We’ve come a long way since the mainstream introduction of paying for clicks to get candidate traffic. I can remember a presentation by Indeed‘s Paul Forster back in 2006, educating employers on the advertising practice that had already become commonplace for digital marketers leveraging search marketing strategies: Don’t pay a flat fee, instead, only pay for the traffic you want.

I can also remember asking roomfuls of conference goers, “How does Google make its buckets of dollars? Those text ads on the side of its search results, that’s how.” Of course, at the time, paying a flat fee for postings ruled the day, and some never thought we’d get to a pay-for-performance model.

Fortunately for the advertisers (and users), popular sentiment was wrong. Sites like Indeed and Simply Hired blazed the trail early on, and now stalwarts like Monster now offer performance pricing. Turn the spout off and on as needed, pay only for what you want. Just makes sense.

Jobs2Career Predictive AnalyticsThat success, however, has also given birth to added layers of complexity. Which sites are the cheapest? Which time of day is best? What keywords perform the best? What’s my return on investment?

Solutions like Recruitics have prospered by being an agent for recruitment marketers, taking out the manual labor from much of the equation. The downside is such solutions are reactive in nature, instead of trying to predict what the cost of filling certain openings might be.

Jobs2Careers is taking a step in that direction by unveiling predictive job analytics at last week’s HR Technology Conference. “We’re essentially treating job ads like real ads and allowing clients to buy more efficiently than ever before,” said Thad Price, Jobs2Careers’ vice president of product and engineering. “We’ve learned a lot from the digital ad world, and we want to see those successes for our clients in the recruitment industry.”

Jobs2Careers Predictive Analytics

Screenshot of Jobs2Careers Predictive Analytics Dashboard

How’s it work? Using data across Jobs2Careers’ network, encompassing 1.4 billion searches each month, users can filter their searches to determine how much they can expect to pay for applicants to their job postings.  Results can be delivered as “Good,” “Better” or  “Best,” as well as whether you want to see cost-per-click (CPC) or cost-per-acquisition (CPA). In the example above, Jobs2Careers recommends spending $598 in order to generate 13 applicants for a registered nurse position in Chicago. This translates to $46-per-applicant.

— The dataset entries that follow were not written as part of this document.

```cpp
__global__ __launch_bounds__(256) void k_cast_bf16(const float* __restrict__ src, bf16_t* __restrict__ dst, int64_t n) {
  const int64_t stride = (int64_t)gridDim.x * 256 * 8;
  for (int64_t i = ((int64_t)blockIdx.x * 256 + threadIdx.x) * 8; i < n; i += stride) {
    if (i + 8 <= n) {
      const float4 a = *reinterpret_cast<const float4*>(src + i), b = *reinterpret_cast<const float4*>(src + i + 4);
      const bf16x8 h = {(bf16_t)a.x, (bf16_t)a.y, (bf16_t)a.z, (bf16_t)a.w, (bf16_t)b.x, (bf16_t)b.y, (bf16_t)b.z, (bf16_t)b.w};
      *reinterpret_cast<bf16x8*>(dst + i) = h;
    } else {
      for (int64_t j = i; j < n; ++j) dst[j] = (bf16_t)src[j];
    }
  }
// ... 45 lines not shown
```

transferable3d_amd/csrc/common.h:

```cpp
#pragma once
#include <hip/hip_runtime.h>
#include <stdint.h>
#include "t3d.h"
#include "abi_take.h"

typedef float f32x16 __attribute__((ext_vector_type(16)));
typedef float f32x4 __attribute__((ext_vector_type(4)));

#define T3D_LAUNCH(...)          \
  do {                           \
    (void)hipGetLastError();     \
    hipLaunchKernelGGL(__VA_ARGS__); \
  } while (0)

#define T3D_CHECK_LAUNCH()                                  \
  do {                                                      \
    hipError_t e__ = hipGetLastError();                     \
    if (e__ != hipSuccess) return T3D_ERR_LAUNCH;           \
  } while (0)

__device__ __forceinline__ int xcd_remap(int bid, int nwg) {
  const int q = nwg >> 3, r = nwg & 7, xcd = bid & 7, idx = bid >> 3;
  const int base = (xcd < r) ? xcd * (q + 1) : r * (q + 1) + (xcd - r) * q;
  return base + idx;
// ... 39 lines not shown
  __device__ __forceinline__ static float ld1(const float* base, size_t i) { return (float)reinterpret_cast<const bf16_t*>(base)[i]; }
  __device__ __forceinline__ static void st1(float* base, size_t i, float v) { reinterpret_cast<bf16_t*>(base)[i] = (bf16_t)v; }
  __device__ __forceinline__ static void st2(float* base, size_t i, float a, float b) {
    bf16x2 v = {(bf16_t)a, (bf16_t)b};
    *reinterpret_cast<bf16x2*>(reinterpret_cast<bf16_t*>(base) + i) = v;
  }
  __device__ __forceinline__ static float rnd(float v) { return (float)(bf16_t)v; }
};

__device__ __forceinline__ float ld_elem(const float* base, size_t i, int dtype) {
  return dtype == T3D_BF16 ? Elem<bf16_t>::ld1(base, i) : base[i];
}
__device__ __forceinline__ float4 ld_elem4(const float* base, size_t i, int dtype) {
  return dtype == T3D_BF16 ? Elem<bf16_t>::widen(Elem<bf16_t>::ld4(base, i)) : *reinterpret_cast<const float4*>(base + i);
}
```

transferable3d_amd/csrc/pointmlp.hip:

```cpp
#include "common.h"
#include "poolbwd_dev.h"
#include "rider_dev.h"

#include <cstdlib>
#include <mutex>
#include <type_traits>
#include <utility>
#include <unordered_map>

namespace {

constexpr int BK = 32;
constexpr int MIN_WAVES_PER_EU = 2;
constexpr int LDR = BK + 4;
constexpr int NT = 256;

__device__ __forceinline__ float4 f4zero() { return make_float4(0.f, 0.f, 0.f, 0.f); }

__device__ __forceinline__ unsigned keep_bits32(const float* __restrict__ rowmask, int base) {
  float4 m[8];
#pragma unroll
  for (int q = 0; q < 8; ++q) m[q] = *reinterpret_cast<const float4*>(rowmask + base + (q >> 2) * 32 + (q & 3) * 8);
  unsigned bits = 0u;
#pragma unroll
// ... 665 lines not shown
    h_iter<1, TM, TN, SA, SB, LA, LB, AR, DIMA, BR, DIMB>(sa, sb, la, lb, smem, cur, last, last, a0, b0, acc, tid);
    cur ^= 1;
  }
  {
    const bf16_t* As = smem + cur * STAGE;
    const bf16_t* Bs = As + SA::LDS_ELEMS;
    mma_steps_h<TM, TN, AR, DIMA, BR, DIMB, 0, ST>(As, Bs, a0, b0, acc, tid & 63, [](int) {});
  }
  __syncthreads();
}

constexpr int BKX = 16;
constexpr int LDRX = BKX + 8;
constexpr int LDCX_PAD = 32;
__device__ __forceinline__ int x3_r_off(int row, int red) { return row * LDRX + red; }

__device__ __forceinline__ void split3(const float4& v, bf16x4& h, bf16x4& m, bf16x4& l) {
  const float x[4] = {v.x, v.y, v.z, v.w};
  unsigned hp[2], mp[2], lp[2];
  typedef float f32x2_ __attribute__((ext_vector_type(2)));
  auto pk = [](float a, float b) { const f32x2_ v = {a, b}; return __builtin_bit_cast(unsigned, __builtin_convertvector(v, bf16x2)); };
#pragma unroll
  for (int e = 0; e < 2; ++e) {
    const float x0 = x[2 * e], x1 = x[2 * e + 1];
    hp[e] = pk(x0, x1);
    float r0 = x0 - __uint_as_float(hp[e] << 16);
    asm("" : "+v"(r0));
    const float r1 = x1 - __uint_as_float(hp[e] & 0xffff0000u);
    mp[e] = pk(r0, r1);
    float s0 = r0 - __uint_as_float(mp[e] << 16);
    asm("" : "+v"(s0));
    const float s1 = r1 - __uint_as_float(mp[e] & 0xffff0000u);
    lp[e] = pk(s0, s1);
  }
  h = __builtin_bit_cast(bf16x4, make_uint2(hp[0], hp[1]));
  m = __builtin_bit_cast(bf16x4, make_uint2(mp[0], mp[1]));
  l = __builtin_bit_cast(bf16x4, make_uint2(lp[0], lp[1]));
}

struct WLoaderX3 {
  static constexpr bool PRESPLIT = true;
  const bf16_t* p;
  long stride;
  int ld;
  struct Raw { bf16x8 v; };
  struct Coef {};
  __device__ __forceinline__ Coef fetch_coef(int) const { return Coef(); }
  __device__ __forceinline__ Raw fetch(int plane, int row, int col) const {
    Raw r;
    r.v = *reinterpret_cast<const bf16x8*>(p + (size_t)plane * stride + (size_t)row * ld + col);
    return r;
  }
};
// ... 3725 lines not shown
```

transferable3d_amd/engine.py:

```python
import contextlib
import ctypes as C
import math
import os

import numpy as np
import torch

from . import abi
from .abi import fptr, iptr
from .constants import BN_EPS

TILE = abi.TILE_ROWS


class Runtime:

    def __init__(self, device=None, lib=None, gemm_arithmetic=None):
        self.lib = lib if lib is not None else abi.load()
        if gemm_arithmetic is None:
            gemm_arithmetic = 'fp32_mfma' if os.environ.get('T3D_X3', '1') == '0' else 'bf16x3'
        self.gemm_arithmetic = gemm_arithmetic
        self.arith = abi.ARITH_BY_NAME[gemm_arithmetic]
        if device is None:
            if not torch.cuda.is_available():
# ... 158 lines not shown
        n = int(np.prod(shape))
        n_pad = (n + 3) // 4 * 4
        if trainable:
            off = self.used
            assert off + n_pad <= self.params.numel(), 'VarStore capacity exceeded'
            self.used += n_pad
            buf = self.params
        else:
            off = self.state_used
            assert off + n_pad <= self.state.numel()
            self.state_used += n_pad
            buf = self.state
        self.index[name] = (off, tuple(shape), trainable)
        view = buf[off:off + n].view(*shape)
        view.copy_(torch.as_tensor(np.asarray(init, dtype=np.float32).reshape(shape)))
        return view

    def enable_bf16(self):
        if self.params16 is None:
            self.params16 = self.rt.zeros(self.params.numel(), dtype=torch.bfloat16)
        return self.params16

    def enable_x3(self):
        if getattr(self, 'params_x3', None) is None:
            self.params_x3 = self.rt.zeros(3 * self.params.numel(), dtype=torch.bfloat16)
        return self.params_x3

    def x3_ptr(self, w):
        off = (w.data_ptr() - self.params.data_ptr()) // 4
        if not (0 <= off and off + w.numel() <= self.params.numel() and w.is_contiguous()) or off % 4:
            return None, 0
        return self.enable_x3().data_ptr() + 2 * off, self.params.numel()

    def x3_frag(self, w, K, N):
        off = (w.data_ptr() - self.params.data_ptr()) // 4
        none = ((None, 0), (None, 0))
        if not (0 <= off and off + w.numel() <= self.params.numel() and w.is_contiguous()) or off % 8 or K % 32 or N % 32 or w.numel() != K * N:
            return none
        n = self.params.numel()
        stride = (n + 7) // 8 * 8
        if getattr(self, 'x3_frag_planes', None) is None:
            self.x3_frag_planes = (self.rt.zeros(3 * stride, dtype=torch.bfloat16), self.rt.zeros(3 * stride, dtype=torch.bfloat16))
            self.x3_frag_entries, self.x3_frag_stride, self.x3_frag_table = {}, stride, None
        self.x3_frag_entries[off] = (K, N)
        self.x3_frag_table = None
        pf, pd = self.x3_frag_planes
        return (pf.data_ptr() + 2 * off, stride), (pd.data_ptr() + 2 * off, stride)

    def frag_table(self):
        ent = getattr(self, 'x3_frag_entries', None)
        if not ent:
            return None
        if self.x3_frag_table is None:
            raw, blocks = abi.x3_frag_table([(off, K, N) for off, (K, N) in sorted(ent.items())])
            self.x3_frag_table = (torch.from_numpy(raw).to(self.rt.device), len(ent), blocks)
        return self.x3_frag_table

    def bf16_view(self, w):
        off = (w.data_ptr() - self.params.data_ptr()) // 4
        assert 0 <= off and off + w.numel() <= self.params.numel() and w.is_contiguous()
        return self.enable_bf16()[off:off + w.numel()].view(*w.shape)

    def get(self, name):
        off, shape, trainable = self.index[name]
        buf = self.params if trainable else self.state
        return buf[off:off + int(np.prod(shape))].view(*shape)

    def grad(self, name):
        off, shape, trainable = self.index[name]
        assert trainable
        return self.grads[off:off + int(np.prod(shape))].view(*shape)
# ... 11 lines not shown
        return self._alloc(name, shape, trainable, np.full(shape, val, np.float32))

    def state_dict(self):
        return {k: self.get(k).detach().cpu().numpy().copy() for k in self.index}

    def load_state_dict(self, sd, strict=True):
        for k, v in sd.items():
            if k not in self.index:
                if strict:
                    raise KeyError(k)
                continue
            v = np.asarray(v, dtype=np.float32)
            if v.size != int(np.prod(self.index[k][1])):
                raise ValueError('variable %s: the state holds shape %s, the graph declares %s' % (k, v.shape, self.index[k][1]))
            self.get(k).copy_(torch.as_tensor(v).reshape(self.index[k][1]))

    def trainable_ranges(self, prefixes=None):
        items = sorted((off, int(np.prod(shape)), name) for name, (off, shape, tr) in self.index.items() if tr)
        out = []
        for off, n, name in items:
            if prefixes is not None and not any(name.startswith(p) for p in prefixes):
                continue
            n_pad = (n + 3) // 4 * 4
            if out and out[-1][0] + out[-1][1] == off:
                out[-1][1] += n_pad
            else:
                out.append([off, n_pad])
        return [(o, n) for o, n in out]


# ... 542 lines not shown
```

transferable3d_amd/nets.py:

```python
import ctypes as C
import os

import numpy as np
import torch

from . import abi
from .abi import fptr, iptr
from .constants import BOX_OUT_DIMS, NUM_CLASS
from .engine import ActSpec, FcLayer, Plan, PointLayer, Runtime, VarStore, Workspace, TILE


class Graph:

    def __init__(self, batch_size, num_point, num_channel, rt=None, seed=0, unbiased_ema=True, vars=None, dtype='f32'):
        assert dtype in ('f32', 'bf16')
        self.dtype = dtype
        self.dt = abi.DTYPE_BY_NAME[dtype]
        self.adt = torch.bfloat16 if dtype == 'bf16' else torch.float32
        if num_point % TILE:
            raise abi.T3DError('num_point must be a multiple of %d' % TILE)
        self.rt = rt or Runtime()
        self.B, self.rpf, self.C = batch_size, num_point, num_channel
        self.ldpc = (num_channel + 3) // 4 * 4
        self.M = batch_size * num_point
# ... 25 lines not shown
        return self

    def emit_reduce_slabs(self, plan):
        ws, vs, lib = self.ws, self.vars, self.rt.lib
        plan.join()
        i0, i1 = self._slabs_reduced, len(ws.entries)
        self._slabs_reduced = i1
        if i1 == i0:
            return
        mx = max(e[2] for e in ws.entries[i0:i1])
        stride = C.sizeof(abi.SlabDesc)

        def thunk(s):
            return lib.t3d_reduce_slabs(fptr(ws.buf), fptr(vs.grads),
                                        C.cast(C.c_void_p(ws.table.data_ptr() + i0 * stride), C.POINTER(abi.SlabDesc)), i1 - i0, mx, s)
        plan.add_raw('t3d_reduce_slabs', thunk)

    def emit_cast_weights(self, plan):
        vs, lib = self.vars, self.rt.lib
        if self.dt != abi.BF16:
            from .engine import X3_PRESPLIT
            if (X3_PRESPLIT and self.rt.device.type == 'cuda' and self.rt.arith != abi.ARITH_FP32_MFMA and getattr(vs, 'x3_frag_enabled', True)
                    and hasattr(lib, 't3d_split_x3_frag')):
                def thunk(s):
                    if not getattr(vs, 'x3_frag_entries', None):
                        return 0
                    t, n, nblk = vs.frag_table()
                    pf, pd = vs.x3_frag_planes
                    return lib.t3d_split_x3_frag(fptr(vs.params), C.c_void_p(pf.data_ptr()), C.c_void_p(pd.data_ptr()), vs.x3_frag_stride,
                                                 C.c_void_p(t.data_ptr()), n, nblk, s)
                plan.add_raw('t3d_split_x3_frag', thunk)
            return
        p16 = vs.enable_bf16()
        plan.add_raw('t3d_cast_bf16', lambda s: lib.t3d_cast_bf16(fptr(vs.params), C.c_void_p(p16.data_ptr()), vs.used, s))

    def default_bucket(self):
        return self.vars.trainable_ranges(self.trained_prefixes)

    def declare_bucket(self, plan, prefixes):
        if not self.dp_buckets:
            return
        self.emit_reduce_slabs(plan)
        self.buckets.append(self.vars.trainable_ranges(prefixes))
        plan.bucket_ready(len(self.buckets) - 1)

# ... 22 lines not shown
        lib, hyper = self.rt.lib, self.hyper
        plan.add_raw('t3d_schedule_step', lambda s: lib.t3d_schedule_step(fptr(hyper), C.byref(sched), s), sched)

    def emit_dropout_masks(self, plan, seed=1234):
        lib, hyper = self.rt.lib, self.hyper
        for i, (scope, (mask, keep)) in enumerate(sorted(self.dropout_masks.items())):
            plan.add_raw('t3d_dropout_mask',
                         lambda s, mask=mask, keep=keep, sd=seed + 7919 * i: lib.t3d_dropout_mask(
                             fptr(mask), mask.numel(), keep, sd, fptr(hyper), s))

    def emit_adam(self, plan, prefixes=None, beta1=0.9, beta2=0.999, eps=1e-8, grad_scale=1.0):
        lib, vs, hyper = self.rt.lib, self.vars, self.hyper
        vs.optimizer_kind = 'adam'

        def adam(off, n):
            plan.add_raw('t3d_adam_tf_step',
                         lambda s, off=off, n=n: lib.t3d_adam_tf_step(
                             fptr(vs.params[off:]), fptr(vs.grads[off:]), fptr(vs.adam_m[off:]), fptr(vs.adam_v[off:]),
                             n, fptr(hyper), beta1, beta2, eps, grad_scale, s))
        self._emit_optimizer(plan, prefixes, adam)

    def emit_momentum(self, plan, prefixes=None, momentum=0.9, grad_scale=1.0):
        lib, vs, hyper = self.rt.lib, self.vars, self.hyper
        vs.optimizer_kind = 'momentum'

        def mom(off, n):
            plan.add_raw('t3d_momentum_step',
                         lambda s, off=off, n=n: lib.t3d_momentum_step(
                             fptr(vs.params[off:]), fptr(vs.grads[off:]), fptr(vs.adam_m[off:]), n, fptr(hyper), momentum, grad_scale, s))
        self._emit_optimizer(plan, prefixes, mom)

    def _emit_optimizer(self, plan, prefixes, launch):
        vs = self.vars
        self.trained_prefixes = prefixes
        ranges = vs.trainable_ranges(prefixes)
        if self.buckets:
            covered = sorted(r for b in self.buckets for r in b)
            assert sum(n for _, n in covered) == sum(n for _, n in ranges) and \
                all(any(o >= ro and o + n <= ro + rn for ro, rn in ranges) for o, n in covered), \
                'gradient buckets must partition the trained variables'
            for i, b in enumerate(self.buckets):
                plan.bucket_wait(i)
                for off, n in b:
                    launch(off, n)
# ... 971 lines not shown
```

The tool serves as a way to keep the other pay-for-performance players in check. Are you paying too much to Indeed? This will help answer that question. It also puts you in a better position to negotiate price for consumers. To date, this tool is not open to the public, but Price says it will be accessible in a matter of months. Currently, you have to contact the company directly to access the information.

“So many people see Jobs2Careers as a destination site, but we also have this great set of tools to maximize efficiency of ad spend across several channels,” says Shelly Mudd, Jobs2Careers’ chief revenue officer. “For the first time, recruiters and hiring managers can understand the true value of an applicant. From there, they can make informed budget decisions and set realistic goals.”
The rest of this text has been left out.